Scott Guelcher, associate professor of chemical and biomolecular engineering, is exploring alternatives in polymers that can serve as a scaffolding for new tissue growth. While his research is not yet in clinical trials, he currently is testing which compounds might aid in healing using minimally invasive surgery. These injectable polymers also can be augmented with antibiotics and growth factors to further increase effectiveness.

Composites also may be used to provide mechanical strength such as when a weight-bearing bone is injured and participate in the healing. The bone graft would then be resorbed, eliminating the need for more surgery to remove it.
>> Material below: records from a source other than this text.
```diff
@@ -239,29 +268,31 @@
                 }
 #pragma unroll
                 for (int k = 0; k < KMAX; k++) {
-                    if (!own[k]) continue;
+                    if (!owns(k)) continue;
                     uint2 v;
                     v.x = (xr[4 * k] >> DC_SHIFT) | ((xr[4 * k + 1] >> DC_SHIFT) << 16);
                     v.y = (xr[4 * k + 2] >> DC_SHIFT) | ((xr[4 * k + 3] >> DC_SHIFT) << 16);
                     reinterpret_cast<uint2 *>(fix)[tid + k * kThreads] = v;
                     if constexpr (CNMODE != 0) {
 #pragma unroll
-                        for (int u = 0; u < 4; u++) stage[xr[4 * k + u]] = stage_entry(p, sock(4 * k + u));
+                        for (int u = 0; u < 4; u++) stage[xr[4 * k + u]] = entry_of(sock(4 * k + u));
                     }
                 }
             }
-            scldpc_dev::resolve_worklist<LG, CNMODE != 0>(nwork, tid, wl, gpk, stage, fix, [&](uint32_t sck) { return stage_entry(p, sck); },
+            scldpc_dev::resolve_worklist<LG, CNMODE != 0>(nwork, tid, wl, gpk, stage, fix, entry_of,
                                                           [](uint32_t r) { return r >> DC_SHIFT; });
         }
-        if (p + 1 < a.D) {
+        if (INTERIOR || p + 1 < a.D) {
             uint32_t k_lo = a.seed_lo, k_hi = a.seed_hi;
             uint32_t tl = t_lo;
             asm volatile("" : "+s"(k_lo), "+s"(k_hi), "+s"(tl));
-            const PhiloxUniform un = philox_uniform((uint32_t)(p + 1), tl, k_lo, k_hi);
+            PhiloxUniform un;
+            if constexpr (LDS_UNIFORM) { const uint2 g = uni[p + 1]; un.u = g.x; un.v = g.y; }
+            else un = philox_uniform((uint32_t)(p + 1), tl, k_lo, k_hi);
 #pragma unroll
             for (int k = 0; k < KMAX; k++) {
                 uint32_t r[4] = {0, 0, 0, 0};
-                if (own[k]) philox_tail(pre[k], un, k_lo, k_hi, r);
+                if (owns(k)) philox_tail(pre[k], un, k_lo, k_hi, r);
 #pragma unroll
                 for (int u = 0; u < 4; u++) nxt[4 * k + u] = r[u];
             }
@@ -274,8 +305,8 @@
 #pragma unroll
         for (int k = 0; k < KMAX; k++) {
             uint2 c = make_uint2(0u, 0u);
-            if (own[k]) c = reinterpret_cast<const uint2 *>(fix)[tid + k * kThreads];
-            if (qpos >= 0 && own[k]) {
+            if (owns(k)) c = reinterpret_cast<const uint2 *>(fix)[tid + k * kThreads];
+            if ((INTERIOR || qpos >= 0) && owns(k)) {
                 const size_t j = (size_t)tr * a.n + (size_t)((uint32_t)qpos * (uint32_t)a.vns_pos + (uint32_t)(tid + k * kThreads));
                 uint2 v;
                 v.x = rowP[k];
@@ -289,9 +320,31 @@
         if constexpr (CNMODE != 0) {
             uint2 *dst = reinterpret_cast<uint2 *>(a.cn_adj16) + ((size_t)tr * a.D + p) * (size_t)(S >> 2);
             const uint2 *src = reinterpret_cast<const uint2 *>(stage);
-            for (int w = tid; w < (S >> 2); w += kThreads) dst[w] = src[w];
+            if constexpr (OWN) dst[tid] = src[tid];
+            else for (int w = tid; w < (S >> 2); w += kThreads) dst[w] = src[w];
         }
         STAMP(5);
+    };
+    auto positions = [&](auto own_all) {
+        int p = 0;
+        if constexpr (INTERIOR_FORM) {
+#pragma unroll 1
+            for (; p < DV - 1; p++) position(own_all, std::false_type{}, p, 0u, 0u);
+            uint32_t ent0 = (uint32_t)((DV - 1) * a.vns_pos + tid), vV = (uint32_t)a.vns_pos;
+            asm volatile("" : "+v"(vV));
+#pragma unroll 1
+            for (; p < a.L; p++) { position(own_all, std::true_type{}, p, ent0, vV); ent0 += vV; }
+        }
+#pragma unroll 1
+        for (; p < a.D; p++) {
+            position(own_all, std::false_type{}, p, 0u, 0u);
+        }
+    };
+    if constexpr (OWN_FORM) {
+        if ((wave + 1) * 64 <= ncalls) positions(std::true_type{});
+        else positions(std::false_type{});
+    } else {
+        positions(std::false_type{});
     }
 
     uint32_t *chan = a.chan + (size_t)tr * a.nw;
@@ -597,6 +650,11 @@
     int lg;
     size_t lds_bytes;
     if (int rc = scldpc::v2_lds_layout(who, a.S, v3 ? 2 : 1, one_call && !v3, cnmode != 0, &a, &lg, &lds_bytes)) return rc;
+    if (one_call && !v3) {
+        lds_bytes += 8u * (size_t)a.D;
+        if (lds_bytes > (size_t)scldpc::kMaxLdsBytes)
+            return scldpc::set_error(SCLDPC_ERR_TOO_LARGE, "%s: %zu bytes of LDS per trial", who, lds_bytes);
+    }
     a.vn_adj16 = d_vn_adj16; a.cn_adj16 = d_table; a.chan = d_chan_bits;
     a.ntrials = ntrials;
 
```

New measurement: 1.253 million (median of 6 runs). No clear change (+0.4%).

Guelcher’s research is sponsored by NIH grants R01CA163499, R01AR064304 and R01AR064772.

Innovation

Hitting the Target
It’s one of the cruelest ironies of medicine: Those who need invasive surgery often are so sick that the surgery is as great a risk as the underlying disorder.
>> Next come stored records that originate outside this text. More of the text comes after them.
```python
# ... 230 lines not shown
    def _backward_blocks(self, blocks, saved_blocks, dout, gr, prec, ugs, batch=None):
        side = self._side
        pattern = "m"
        turn = [0]

        def wgrad_async(x, dy, g, w):
            ch = pattern[turn[0] % len(pattern)]
            turn[0] += 1
            if ch == "m":
                gr[w] = ops.conv_wgrad(x, dy, g, w, prec, out_scale=ugs, batch=batch)
                return
            with torch.cuda.stream(side.fork(x, dy)):
                gr[w] = ops.conv_wgrad(x, dy, g, w, prec, out_scale=ugs)

        dout_sums = None
        for bi in range(len(blocks) - 1, -1, -1):
            blk, sv = blocks[bi], saved_blocks[bi]
            x, y1, co1, g1, a1, y2, co2, g2, yd, cod, gd, out = sv
            pair = (_BN_PAIR and blk.downsample is not None and batch is not None and dout_sums is None and yd is not None
                    and yd.shape == y2.shape and ops._sync_world() == 1)
            dyd_pair = None
            if pair:
                (dy2, gr[blk.bn2.weight], gr[blk.bn2.bias], dyd_pair, gr[blk.downsample[1].weight],
                 gr[blk.downsample[1].bias]) = ops.bn_bwd_pair(y2, co2, blk.bn2.weight, yd, cod, blk.downsample[1].weight, dout, out, g2.M,
                                                               g_masked=dout, out_scale=ugs)
            else:
                dy2, gr[blk.bn2.weight], gr[blk.bn2.bias] = ops.bn_bwd(y2, dout, co2, blk.bn2.weight, count_host=g2.M, inplace=False,
                                                                       relu_out=out, g_masked=dout, out_scale=ugs, partial=dout_sums)
            g = dout
            fine = ops.TIMELINE is not None and ops.TIMELINE.get("fine")
            tag = f"image.bwd.c{y2.shape[-1]}.b{bi}"
            if fine:
                ops.stamp(tag + ".bn2")
            mode = _DS_BWD if (blk.downsample is not None and batch is not None) else 0
            ev = None
            if mode == 2:
                ev = torch.cuda.Event()
                ev.record()

            def shortcut_bwd():
                with torch.cuda.stream(self._side_ds.fork(g, yd, event=ev)):
                    if dyd_pair is not None:
                        return dyd_pair, ops.conv_dgrad(dyd_pair, gd, self._packed[(id(blk.downsample[0]), True)])
                    dyd_, gr[blk.downsample[1].weight], gr[blk.downsample[1].bias] = ops.bn_bwd(
                        yd, g, cod, blk.downsample[1].weight, count_host=gd.M, inplace=False, out_scale=ugs)
                    if batch is None:
                        gr[blk.downsample[0].weight] = ops.conv_wgrad(x, dyd_, gd, blk.downsample[0].weight, prec, out_scale=ugs)
                    return dyd_, ops.conv_dgrad(dyd_, gd, self._packed[(id(blk.downsample[0]), True)])
            if blk.downsample is not None and not mode:
                dyd, dx = shortcut_bwd()
            wgrad_async(a1, dy2, g2, blk.conv2.weight)
            da1, sums1 = ops.conv_dgrad(dy2, g2, self._packed[(id(blk.conv2), True)], bn_sums=(y1, co1, None))
            if mode:
                dyd, dx = shortcut_bwd()
            if fine:
                ops.stamp(tag + ".dgrad2")
            dy1, gr[blk.bn1.weight], gr[blk.bn1.bias] = ops.bn_bwd(y1, da1, co1, blk.bn1.weight, count_host=g1.M, relu=True, out_scale=ugs,
                                                                   partial=sums1)
            if fine:
                ops.stamp(tag + ".bn1")
            wgrad_async(x, dy1, g1, blk.conv1.weight)
            if blk.downsample is not None:
                if batch is None:
                    self._side_ds.join(dx, gr[blk.downsample[0].weight], gr[blk.downsample[1].weight], gr[blk.downsample[1].bias])
                else:
                    self._side_ds.join(dx, dyd, gr[blk.downsample[1].weight], gr[blk.downsample[1].bias])
                    gr[blk.downsample[0].weight] = ops.conv_wgrad(x, dyd, gd, blk.downsample[0].weight, prec, out_scale=ugs, batch=batch)
            else:
                dx = g
            if bi > 0:
                prev = saved_blocks[bi - 1]
                dx, dout_sums = ops.conv_dgrad(dy1, g1, self._packed[(id(blk.conv1), True)], out=dx, accumulate=True,
                                               bn_sums=(prev[5], None, prev[11]))
            else:
                dx, dout_sums = ops.conv_dgrad(dy1, g1, self._packed[(id(blk.conv1), True)], out=dx, accumulate=True), None
            if fine:
                ops.stamp(tag + ".dgrad1")
            dout = dx
        side.join(*[v for v in gr.values() if v.dim() == 4])
        return dout

    def _backward_upper(self, saved, dz, batch=None):
        prec, B = self._prec(), saved["B"]
        gr = {}
        ops.stamp("image.bwd.start")
        self._join_packing_dgrad()
        own = batch is None
        if own:
            batch = ops.wgrad_batch(dz.device)
        do = ops.l2norm_bwd(saved["z"], saved["norm"], dz)
        dh, gr[self.mlp[2].weight], gr[self.mlp[2].bias] = linear_bwd(saved["h"], self.mlp[2].weight, saved["o"], do, 0, prec)
        df, gr[self.mlp[0].weight], gr[self.mlp[0].bias] = linear_bwd(saved["f"], self.mlp[0].weight, saved["h"], dh, 1, prec)
        dp, gr[self.net_2.weight], gr[self.net_2.bias] = linear_bwd(saved["pooled"], self.net_2.weight, saved["f"], df, 0, prec)
        gs = ops.grad_scale(prec)
        dout = ops.avgpool_viewmax_bwd(dp, saved["arg"], saved["feat_shape"], B, self.num_views, dtype=ops.act_dtype(prec), scale=gs)
        ops.stamp("image.bwd.heads.end")
        dx2 = self._backward_blocks(self._blocks()[self.N_LOWER_BLOCKS:], saved["blocks"], dout, gr, prec, 1.0 / gs, batch)
        ops.stamp("image.bwd.layer3.end")
        if own and batch is not None:
            batch.flush()
        return dx2, [gr[p] for p in self._upper_params()]

    def _backward_lower(self, saved, dout, batch=None, stem_side=None):
        prec = self._prec()
        ugs = 1.0 / ops.grad_scale(prec)
        gr = {}
        self._join_packing_dgrad()
        own = batch is None
# ... 101 lines not shown
```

That is the case with existing treatments of degenerative aortic valve disease, which affects about one-fourth of those over age 65 and eventually leads to calcific aortic valve disease (CAVD). Currently the only treatment is open-chest valve replacement—an extremely risky procedure given the age of most patients.

W. David Merryman, who holds joint appointments as assistant professor of biomedical engineering, pharmacology, medicine and pediatrics, is exploring novel strategies to prevent and treat CAVD without the need for open-chest surgery. His most recent work is in developing serotonintargeted drug therapies that prevent valve cells from developing into myofibroblasts, which lead to CAVD.

Merryman’s approach is to create something positive out of something extremely devastating. In the 1990s, the weight-loss drug Phen-Fen caused rapid heart valve disease in previously healthy patients. His tactic is to redeem some of what was learned through Phen-Fen by targeting the same cell receptors with drugs that offer the reverse action. He believes this may prevent age-related heart valve disease altogether, which would in itself prevent the need for risky surgery for aging patients.

The research is sponsored by an NIH grant.

Insight

Finding a Voice
Complex math problems have no doubt left more than one person speechless. But what if those very math approaches could solve issues related to the voice? Haoxiang Luo, who holds dual appointments as associate professor of mechanical engineering and otolaryngology, is using complex mathematical computations to explore how air coming out of the lungs interacts with the vocal cords in producing sounds.

As Luo advances understanding of how the voice operates, new opportunities arise for treating benign lesions and scarring on the vocal fold. Luo’s three-dimensional modeling is expected to yield additional treatments, diagnoses and medical research. Much of the work is conducted through the school’s Multiscale Modeling and Simulation research group, of which Luo is a member.

He takes the collaborative research another step by helping train graduate and undergraduate students how to use multiphysics modeling to better understand the interaction of fluids, thermal, structures and electricity. Luo’s work in vocal dynamics builds upon his computational work modeling the flow-structure of insect flight. That work earned him the National Science Foundation’s Early Career Development Program award in 2010.

The research is conducted in collaboration with Purdue University and is funded by National Science Foundation grant 1066962. It is also supported by an NIH grant led by Bernard Rousseau, associate professor of otolaryngology and hearing and speech sciences in the Vanderbilt School of Medicine.